__Records for processing__
BEGIN

int sk_launch_synth(sk_ctx *c, int16_t *d_sig, int64_t stride, int32_t nreads, int32_t nsamples,
                    uint64_t seed, const int16_t *d_motif_i16, int32_t nmotif, int64_t row0 = 0,
                    int hit_pm = 500, int stretch_pm = 0, int stretch = 1);
int sk_launch_synth_windows(sk_ctx *c, int16_t *d_sig, int64_t stride, int32_t nreads, int32_t nsamples,
                            uint64_t seed, int64_t row0, const int16_t *d_tmpl, int32_t ntmpl, float sigma);
int sk_launch_raw_to_pa(sk_ctx *c, const int16_t *d_sig, int64_t stride, int32_t nreads, int32_t nsamples,
                        double offset, double raw_unit, double *d_out, int64_t *d_off);
int sk_launch_centi_to_f64(sk_ctx *c, const int32_t *d_centi, int64_t total, double *d_out);
int sk_launch_rows_to_pa(sk_ctx *c, const int16_t *d_sig, int64_t stride, int32_t nreads, const int64_t *d_off,
                         const double *d_cal, double *d_out);

bool sk_f64_fast_applies(int64_t maxlen, double std_scale);
int  sk_f64_row16(int64_t maxlen);
int  sk_launch_f64_stats(sk_ctx *c, const double *d_sig, const int64_t *d_off, const int32_t *d_rlen, int32_t nreads, int64_t maxlen,
                         double lo, double hi, int mode, double std_scale, sk_prep *d_prep, void *d_mask2, int row16,
                         int32_t *d_len, int32_t *d_retry, double *d_comp);
int  sk_launch_prep_f64_listed(sk_ctx *c, const double *d_sig, const int64_t *d_off, const int32_t *d_list,
                               const int32_t *d_count, int grid, double lo, double hi, int mode, double std_scale,
                               double *d_comp_or_scratch, int64_t scratch_stride, sk_prep *d_prep, void *d_mask2,
                               int row16, const int32_t *d_rlen = nullptr);
int  sk_launch_seg_walk_masks(sk_ctx *c, const void *d_mask2, int row16, const int32_t *d_len, int32_t nreads,
                              const sk_seg_params *p, int32_t *d_segs, int32_t *d_nsegs, int32_t max_segs);

size_t sk_seglev_work_bytes(sk_ctx *c, int32_t nreads, int32_t max_segs, int64_t mmax);
int sk_launch_seg_levels(sk_ctx *c, int feed, const void *samples, int64_t stride, const int64_t *d_off,
                         const void *d_mask2, int row16, const int32_t *d_len, int64_t mmax, int32_t nreads,
                         const int32_t *d_segs, const int32_t *d_nsegs, int32_t max_segs, void *d_work,
                         sk_seg_level *levels, sk_seg_level *read_level);

int64_t sk_detect_words(int64_t stride);
size_t  sk_detect_work_bytes(int32_t nreads, int64_t stride);
int sk_launch_detect_mark(sk_ctx *c, const int16_t *d_sig, int64_t stride, const int32_t *d_len, int32_t nreads,
                          const sk_det_params *p, void *d_words, int64_t *d_cnt);
int sk_launch_detect_scan(sk_ctx *c, int32_t nreads, int64_t *d_bsum, int64_t *d_off);
int sk_launch_detect_fill(sk_ctx *c, const int16_t *d_sig, int64_t stride, const int32_t *d_len, int32_t nreads,
                          const sk_det_params *p, const void *d_words, const int64_t *d_off, sk_det_event *d_rec, int64_t cap);
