diff --git a/tortoise.cpp_amd/csrc/diffusion.hip b/tortoise.cpp_amd/csrc/diffusion.hip
--- a/tortoise.cpp_amd/csrc/diffusion.hip
+++ b/tortoise.cpp_amd/csrc/diffusion.hip
@@ -682,10 +682,11 @@
 struct AttnDev {
   float *norm_g, *norm_b, *qkv_b, *proj_b, *bias_tab;
   __half *qkv_w, *proj_w;
+  __half *qkv_wf;
   __half *proj_w_split;
   float proj_alpha;
 };
-struct ResDev { float *in_g, *in_b, *in_bias, *emb_w, *emb_b, *out_g, *out_b, *out_bias; __half *in_w, *out_w; };
+struct ResDev { float *in_g, *in_b, *in_bias, *emb_w, *emb_b, *out_g, *out_b, *out_bias; __half *in_w, *out_w, *in_wf; };
 
 struct Layout {
   int ns = 0, rows = 0;
@@ -839,7 +840,7 @@
     if (!t) return TTS_ERR_FORMAT;
     return put(t->data, dst);
   }
-  int conv16(const std::string &name, int cout, int cin, int k, int cout_pad, int cin_pad, __half **dst) {
+  int conv16(const std::string &name, int cout, int cin, int k, int cout_pad, int cin_pad, __half **dst, __half **dst_frag = nullptr) {
     const HostTensor *t = get(name, (int64_t)cout * cin * k);
     if (!t) return TTS_ERR_FORMAT;
     std::vector<__half> h((size_t)cout_pad * k * cin_pad, __float2half(0.f));
@@ -848,13 +849,19 @@
       for (int ci = 0; ci < cin; ci++)
         for (int tap = 0; tap < k; tap++)
           h[(size_t)co * k * cin_pad + (size_t)tap * cin_pad + ci] = __float2half_rn(w[((size_t)co * cin + ci) * k + tap]);
+    if (dst_frag) {
+      std::vector<__half> f(h.size());
+      for (int n = 0; n < cout_pad; n++)
+        for (int c = 0; c < cin_pad; c++) f[gemm_wfrag_index(n, c, cin_pad)] = h[(size_t)n * cin_pad + c];
+      if (int r = put(f, dst_frag)) return r;
+    }
     return put(h, dst);
   }
   int attn(const std::string &p, AttnDev &a) {
     int r;
     if ((r = f32(p + ".norm.weight", C, &a.norm_g))) return r;
     if ((r = f32(p + ".norm.bias", C, &a.norm_b))) return r;
-    if ((r = conv16(p + ".qkv.weight", 3 * C, C, 1, 3 * C, C, &a.qkv_w))) return r;
+    if ((r = conv16(p + ".qkv.weight", 3 * C, C, 1, 3 * C, C, &a.qkv_w, &a.qkv_wf))) return r;
     if ((r = f32(p + ".qkv.bias", 3 * C, &a.qkv_b))) return r;
     if ((r = conv16(p + ".proj_out.weight", C, C, 1, C, C, &a.proj_w))) return r;
     {
@@ -900,7 +907,7 @@
     int r;
     if ((r = f32(p + ".in_layers.0.weight", C, &w.in_g))) return r;
     if ((r = f32(p + ".in_layers.0.bias", C, &w.in_b))) return r;
-    if ((r = conv16(p + ".in_layers.2.weight", C, C, 1, C, C, &w.in_w))) return r;
+    if ((r = conv16(p + ".in_layers.2.weight", C, C, 1, C, C, &w.in_w, &w.in_wf))) return r;
     if ((r = f32(p + ".in_layers.2.bias", C, &w.in_bias))) return r;
     if ((r = f32(p + ".emb_layers.1.weight", 2 * C * C, &w.emb_w))) return r;
     if ((r = f32(p + ".emb_layers.1.bias", 2 * C, &w.emb_b))) return r;
@@ -1044,6 +1051,11 @@
   return TTS_OK;
 }
 
+static int gemm_wreg_class(const tts_ctx *ctx, int bit) { return (ctx->gemm_wreg & bit) ? 1 : 0; }
+static const __half *gemm_wreg_image(const tts_ctx *ctx, int bit, const Layout &lay, int N, const __half *w, const __half *wf) {
+  return gemm_wreg_class(ctx, bit) && gemm_auto_th(lay.rows, N) == 8 ? wf : w;
+}
+
 static GemmArgs gemm_base(const Layout &lay, const __half *A, int lda, int nseg, int kseg, const __half *W, int N,
                           const float *bias) {
   GemmArgs g{};
@@ -1267,10 +1279,11 @@
 
 static int res_in_layers(tts_ctx *ctx, const DiffState *st, const Layout &lay, Work &wk, const float *x, const ResDev &w, float *H,
                          const long long *st_x = nullptr, long long *st_h_out = nullptr) {
-  CHECK(gn(ctx, st, lay, x, st_x, w.in_g, w.in_b, nullptr, 1, wk.A16(), w.in_w, (size_t)C * C * 2));
+  CHECK(gn(ctx, st, lay, x, st_x, w.in_g, w.in_b, nullptr, 1, wk.A16(), gemm_wreg_image(ctx, 1, lay, C, w.in_w, w.in_wf), (size_t)C * C * 2));
   DBG_SUM("res.in gn", wk.A16(), (size_t)lay.rows * C * 2);
   GemmArgs g = gemm_base(lay, wk.A16(), C, 1, C, w.in_w, C, w.in_bias);
   g.mode = st_h_out ? GEMM_OUT_F32_STATS : GEMM_OUT_F32; g.outF = H; g.ldo = C; g.resid = nullptr;
+  g.Wf = w.in_wf; g.wreg = gemm_wreg_class(ctx, 1);
   g.st_out = st_h_out; g.st_stripe_ll = (int)st->gn_stripe_ll; g.chunk_seq = lay.d_chunk_seq.as<int>();
   CHECK(gemm(ctx, "diff_gemm", g, lay));
   DBG_SUM("res.in conv", H, (size_t)lay.rows * C * 4);
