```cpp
#ifndef BT_WAVES_PER_SIMD
#define BT_WAVES_PER_SIMD 7
#endif
#ifndef BT_WAVES_PER_SIMD_VOLS
#define BT_WAVES_PER_SIMD_VOLS BT_WAVES_PER_SIMD
#endif
#ifndef BT_WAVES_PER_SIMD_RECTS
#define BT_WAVES_PER_SIMD_RECTS 7
#endif
#ifndef BT_WAVES_PER_SIMD_LENS
#define BT_WAVES_PER_SIMD_LENS 6
#endif
#ifndef BT_WAVES_PER_SIMD_GUIDED_RECTS
// ... 7 lines not shown
#endif
template <int OUTPUT, bool LENS, bool RECTS, bool VOLS, bool PACKED>
__global__ __launch_bounds__(256, (OUTPUT == 4 && RECTS && !VOLS) ? BT_WAVES_PER_SIMD_GUIDED_RECTS : LENS ? BT_WAVES_PER_SIMD_LENS : (RECTS ? BT_WAVES_PER_SIMD_RECTS : (VOLS ? BT_WAVES_PER_SIMD_VOLS : BT_WAVES_PER_SIMD))) void bt_render_kernel(BtLaunch P) {
    constexpr bool GUIDED = OUTPUT == 4;
    constexpr bool ADAPT = OUTPUT == 5;
    constexpr bool AOV = OUTPUT != 0 && !ADAPT;
    constexpr bool CULL = !LENS && !RECTS && !VOLS && !PACKED && OUTPUT != 2 && !GUIDED && !ADAPT;
    if (ADAPT) {
        typedef const __attribute__((address_space(4))) BtLaunch BtLaunchK;
        typedef const __attribute__((address_space(4))) uint32_t ActiveK;
        BtLaunchK *C = (BtLaunchK *)__builtin_amdgcn_kernarg_segment_ptr();
        asm volatile("" : "+s"(C));
        const uint32_t slot = blockIdx.x >> (uint32_t)__builtin_ctz((uint32_t)C->slices);
        if (((ActiveK *)C->tile_active)[slot] == 0u) return;
    }
    if (CULL && P.max_bounces >= 0) {
        typedef const __attribute__((address_space(4))) unsigned long long MaskK;
        if (((MaskK *)P.block_masks)[blockIdx.x] == 0ull) {
            typedef const __attribute__((address_space(4))) BtLaunch BtLaunchK;
            BtLaunchK *C = (BtLaunchK *)__builtin_amdgcn_kernarg_segment_ptr();
            asm volatile("" : "+s"(C));
            fill_empty_block<OUTPUT>(*(const BtLaunch *)C);
            return;
        }
    }
    extern __shared__ __align__(16) unsigned char smem[];
    __shared__ uint32_t s_waves_done;
    __shared__ uint32_t s_next_item;
    __shared__ uint32_t s_segments;
    __shared__ uint32_t s_pool_paths[2], s_pool_waves[2];
    if (threadIdx.x == 0) {
        s_waves_done = 0;
        s_next_item = 0;
        s_segments = 0;
        if (PACKED && RECTS && !VOLS && OUTPUT == 0) s_pool_paths[0] = s_pool_paths[1] = s_pool_waves[0] = s_pool_waves[1] = 0;
    }

    SceneLds S;
    {
// ... 42 lines not shown
            bx.pad0 = bx.pad1 = 0.0f;
            vbox[i] = bx;
        }
        __syncthreads();
    }

    const BlockGeom G = block_geom(P);
    const uint32_t pxb = G.pxb, LOG_PXB = G.LOG_PXB;
    const uint32_t lane = threadIdx.x & 63;
    const uint32_t nn = (uint32_t)(P.subsample_n * P.subsample_n);
    const uint32_t T = (uint32_t)P.samples * nn;
    const uint32_t sample0 = P.sample_base * nn;
    constexpr bool packed = PACKED;
    const uint32_t my_blocks = packed ? P.wg_blocks - (blockIdx.x < P.wg_blocks_rem ? 0u : 1u) : 1u;
    const uint32_t n_items = packed ? (my_blocks << (P.log_rows + LOG_PXB)) : pxb * T;
    const BlockRef B_own = block_ref(P, G, blockIdx.x);
    auto park = [&]() -> Parked * {
        return (Parked *)P.scratch + (size_t)blockIdx.x * (packed ? (size_t)P.wg_blocks << (P.log_rows + LOG_PXB) : (size_t)n_items);
    };

    uint32_t px = 0, py = 0, pixel_index = 0, park_i = 0;

    V3 ro = mk(0, 0, 0), rd = mk(0, 0, -1), beta = mk(1, 1, 1), L = mk(0, 0, 0);
    V3 first = mk(0, 0, 0);
    float first_depth = __builtin_inff();
    bool have_first = false;
    int bounce = 0, vbounce = 0, last_object = -1;
    uint32_t event = 0;
    bool pending = true;
    constexpr bool VOTE = !RECTS && !LENS;
    bool held = false;
    float held_t = 0.0f;
    int held_info = 0, waited = 0;
    uint32_t segments = 0;
    unsigned long long lens_steps = 0;
    LensState lens;
    bool bent = false;
    lens_begin(P, lens);

    auto park_guides = [&](const V3 &albedo, const V3 &nrm, float first_t) {
        typedef const __attribute__((address_space(4))) BtLaunch BtLaunchK;
        BtLaunchK *C = (BtLaunchK *)__builtin_amdgcn_kernarg_segment_ptr();
        asm volatile("" : "+s"(C));
        const size_t at = (size_t)blockIdx.x * (packed ? (size_t)P.wg_blocks << (P.log_rows + LOG_PXB) : (size_t)n_items) + park_i;
        if (C->guide_out[0]) ((Parked *)C->guide_scratch[0])[at] = Parked{albedo.x, albedo.y, albedo.z};
        if (C->guide_out[1]) ((Parked *)C->guide_scratch[1])[at] = Parked{nrm.x, nrm.y, nrm.z};
        if (C->guide_out[2]) {
            float depth = (first_t - P.clip_min) / (P.clip_max - P.clip_min);
            depth = fminf(fmaxf(depth, 0.0f), 1.0f);
            ((Parked1 *)C->guide_scratch[2])[at] = Parked1{depth};
        }
    };
    auto park_guide_defaults = [&]() { park_guides(mk(0, 0, 0), mk(0, 0, 0), __builtin_inff()); };
    auto finish_sample = [&]() {
        V3 value;
        if (OUTPUT == 0 || GUIDED || ADAPT) {
            value = L;
        } else if (OUTPUT == 3) {
            float depth = (first_depth - P.clip_min) / (P.clip_max - P.clip_min);
// ... 455 lines not shown
    } else {
        __builtin_amdgcn_fence(__ATOMIC_RELEASE, "workgroup");
        uint32_t arrived = 0;
        if (lane == 0) arrived = atomicAdd(&s_waves_done, 1u);
        arrived = (uint32_t)__builtin_amdgcn_readfirstlane((int)arrived);
        if (arrived == (blockDim.x >> 6) - 1u) {
            __builtin_amdgcn_fence(__ATOMIC_ACQUIRE, "workgroup");
            if (P.counters && lane == 0) {
                const uint32_t total = *(volatile uint32_t *)&s_segments;
                if (total) atomicAdd(&P.counters[0], (unsigned long long)total);
            }
            if constexpr (ADAPT) {
                typedef const __attribute__((address_space(4))) BtLaunch BtLaunchK;
                BtLaunchK *C = (BtLaunchK *)__builtin_amdgcn_kernarg_segment_ptr();
                asm volatile("" : "+s"(C));
                sum_block<Parked, true>(P, G, blockIdx.x, T, park(), lane, P.out, C->moment);
            } else {
                sum_block(P, G, blockIdx.x, T, park(), lane, P.out);
            }
            if (GUIDED) {
                const size_t at = (size_t)blockIdx.x * (size_t)n_items;
                if (P.guide_out[0]) sum_block(P, G, blockIdx.x, T, (const Parked *)P.guide_scratch[0] + at, lane, P.guide_out[0]);
                if (P.guide_out[1]) sum_block(P, G, blockIdx.x, T, (const Parked *)P.guide_scratch[1] + at, lane, P.guide_out[1]);
                if (P.guide_out[2]) sum_block(P, G, blockIdx.x, T, (const Parked1 *)P.guide_scratch[2] + at, lane, P.guide_out[2]);
            }
        }
    }
    if (P.counters) {
        if (LENS) {
            unsigned long long ls = wave_sum(lens_steps);
            if (lane == 0 && ls) atomicAdd(&P.counters[1], ls);
        }
#ifdef BT_LANESTAT
        for (int i = 0; i < 9; ++i) {
            unsigned long long v = ls_acc[i];
            for (int off = 32; off > 0; off >>= 1) {
                const unsigned long long o = __shfl_xor(v, off, 64);
                v = o > v ? o : v;
            }
// ... 41 lines not shown
    return !P->any_rects && !P->any_volumes && !P->lens_on && P->wg_blocks <= 1 && output != 2 && output != 4 && output != 5 && P->max_bounces >= 0;
}
extern "C" int bt_mask_cache_enabled(void) {
#ifdef BT_MASK_NOCACHE
    return 0;
#else
    return 1;
#endif
}
extern "C" hipError_t bt_launch_block_masks(const BtLaunch *P, uint32_t n_blocks, uint64_t *masks, hipStream_t stream) {
    if (n_blocks == 0 || !masks || (P->n_prims > 0 && !P->sphere_rows)) return hipErrorInvalidValue;
    hipLaunchKernelGGL(bt_block_mask_kernel, dim3((n_blocks + 255u) / 256u), dim3(256), 0, stream, *P, n_blocks,
                       (unsigned long long *)masks);
    return hipGetLastError();
}
extern "C" hipError_t bt_launch_render(const BtLaunch *P, int output, unsigned grid, size_t lds_bytes,
                                       hipStream_t stream) {
    const bool packed = P->wg_blocks > 1;
    if (packed && P->lens_on) return hipErrorInvalidValue;
    if (bt_launch_reads_masks(P, output) && !P->block_masks) return hipErrorInvalidValue;
    dim3 g(packed ? P->n_workgroups : grid * (unsigned)P->slices), b(256);
    const int cls = (P->any_rects ? 2 : 0) | (P->any_volumes ? 1 : 0);
#define BT_LAUNCH(O, L, R, V, K)                                                                                 \
    do {                                                                                                         \
        if (lds_bytes > 48 * 1024)                                                                               \
            (void)hipFuncSetAttribute((const void *)bt_render_kernel<O, L, R, V, K>,                             \
                                      hipFuncAttributeMaxDynamicSharedMemorySize, (int)lds_bytes);               \
        hipLaunchKernelGGL((bt_render_kernel<O, L, R, V, K>), g, b, lds_bytes, stream, *P);                      \
    } while (0)
#define BT_LAUNCH_OUT(L, R, V, K)                                                                                \
    switch (output) {                                                                                            \
    case 0: BT_LAUNCH(0, L, R, V, K); break;                                                                     \
    case 1: BT_LAUNCH(1, L, R, V, K); break;                                                                     \
    case 2: BT_LAUNCH(2, L, R, V, K); break;                                                                     \
    default: BT_LAUNCH(3, L, R, V, K); break;                                                                    \
// ... 42 lines not shown
```

### bendy_tracer_amd/csrc/bt_types.h

```cpp
#pragma once
#include <stdint.h>

#define BT_TILE_DIM 16
#if defined(BT_PROFILE) || defined(BT_LANESTAT)
#define BT_N_COUNTERS 12
#else
#define BT_N_COUNTERS 2
#endif
#define BT_DENSITY_LDS_MAX 8192

struct BtV3 { float x, y, z; };

enum { BT_PRIM_SPHERE = 0, BT_PRIM_RECT = 1, BT_PRIM_RECT_AA = 2, BT_PRIM_RECT_AAN = 3, BT_PRIM_RECT_LA = 4, BT_PRIM_SHAPE_MASK = 7, BT_PRIM_STRICT = 8 };
struct BtPrim {
    int32_t kind;
    int32_t object;
    int32_t material;
    int32_t volume;
    BtV3 c;
    float radius;
    BtV3 t;
    float w_sqr;
    BtV3 icx; float h_sqr;
    BtV3 icy; int32_t aa_u;
// ... 134 lines not shown
    BtV3 lens_c;
    float lens_rs, lens_step, lens_radius;
    int32_t lens_max_steps;
    const int32_t *lens_prims;
    int32_t n_lens_prims;
    float lens_margin;
    const BtSphereRow *sphere_rows;
    uint32_t wg_blocks, wg_blocks_rem, n_workgroups;
    uint32_t pool_records, pool_lds_offset;
    uint32_t log_rows, row_mask;
    const uint64_t *block_masks;
    float *guide_out[3];
    float *guide_scratch[3];
    const uint32_t *tile_active;
    float *moment;
};
```

### include/bendy_hip.h

```cpp
#ifndef BENDY_HIP_H
#define BENDY_HIP_H

#include <stddef.h>
#include <stdint.h>

#ifdef __cplusplus
extern "C" {
#endif
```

END

__Exercise requirements__
Set down, unchanged, only those lines above that fall between the line with "C, &w.in_bias))) return r;" and the line with "(size_t)lay.rows * C * 2);", the two end lines included.

__Solution to this exercise__
     if ((r = f32(p + ".in_layers.2.bias", C, &w.in_bias))) return r;
     if ((r = f32(p + ".emb_layers.1.weight", 2 * C * C, &w.emb_w))) return r;
     if ((r = f32(p + ".emb_layers.1.bias", 2 * C, &w.emb_b))) return r;
@@ -1044,6 +1051,11 @@
   return TTS_OK;
 }
 
+static int gemm_wreg_class(const tts_ctx *ctx, int bit) { return (ctx->gemm_wreg & bit) ? 1 : 0; }
+static const __half *gemm_wreg_image(const tts_ctx *ctx, int bit, const Layout &lay, int N, const __half *w, const __half *wf) {
+  return gemm_wreg_class(ctx, bit) && gemm_auto_th(lay.rows, N) == 8 ? wf : w;
+}
+
 static GemmArgs gemm_base(const Layout &lay, const __half *A, int lda, int nseg, int kseg, const __half *W, int N,
                           const float *bias) {
   GemmArgs g{};
@@ -1267,10 +1279,11 @@
 
 static int res_in_layers(tts_ctx *ctx, const DiffState *st, const Layout &lay, Work &wk, const float *x, const ResDev &w, float *H,
                          const long long *st_x = nullptr, long long *st_h_out = nullptr) {
-  CHECK(gn(ctx, st, lay, x, st_x, w.in_g, w.in_b, nullptr, 1, wk.A16(), w.in_w, (size_t)C * C * 2));
+  CHECK(gn(ctx, st, lay, x, st_x, w.in_g, w.in_b, nullptr, 1, wk.A16(), gemm_wreg_image(ctx, 1, lay, C, w.in_w, w.in_wf), (size_t)C * C * 2));
   DBG_SUM("res.in gn", wk.A16(), (size_t)lay.rows * C * 2);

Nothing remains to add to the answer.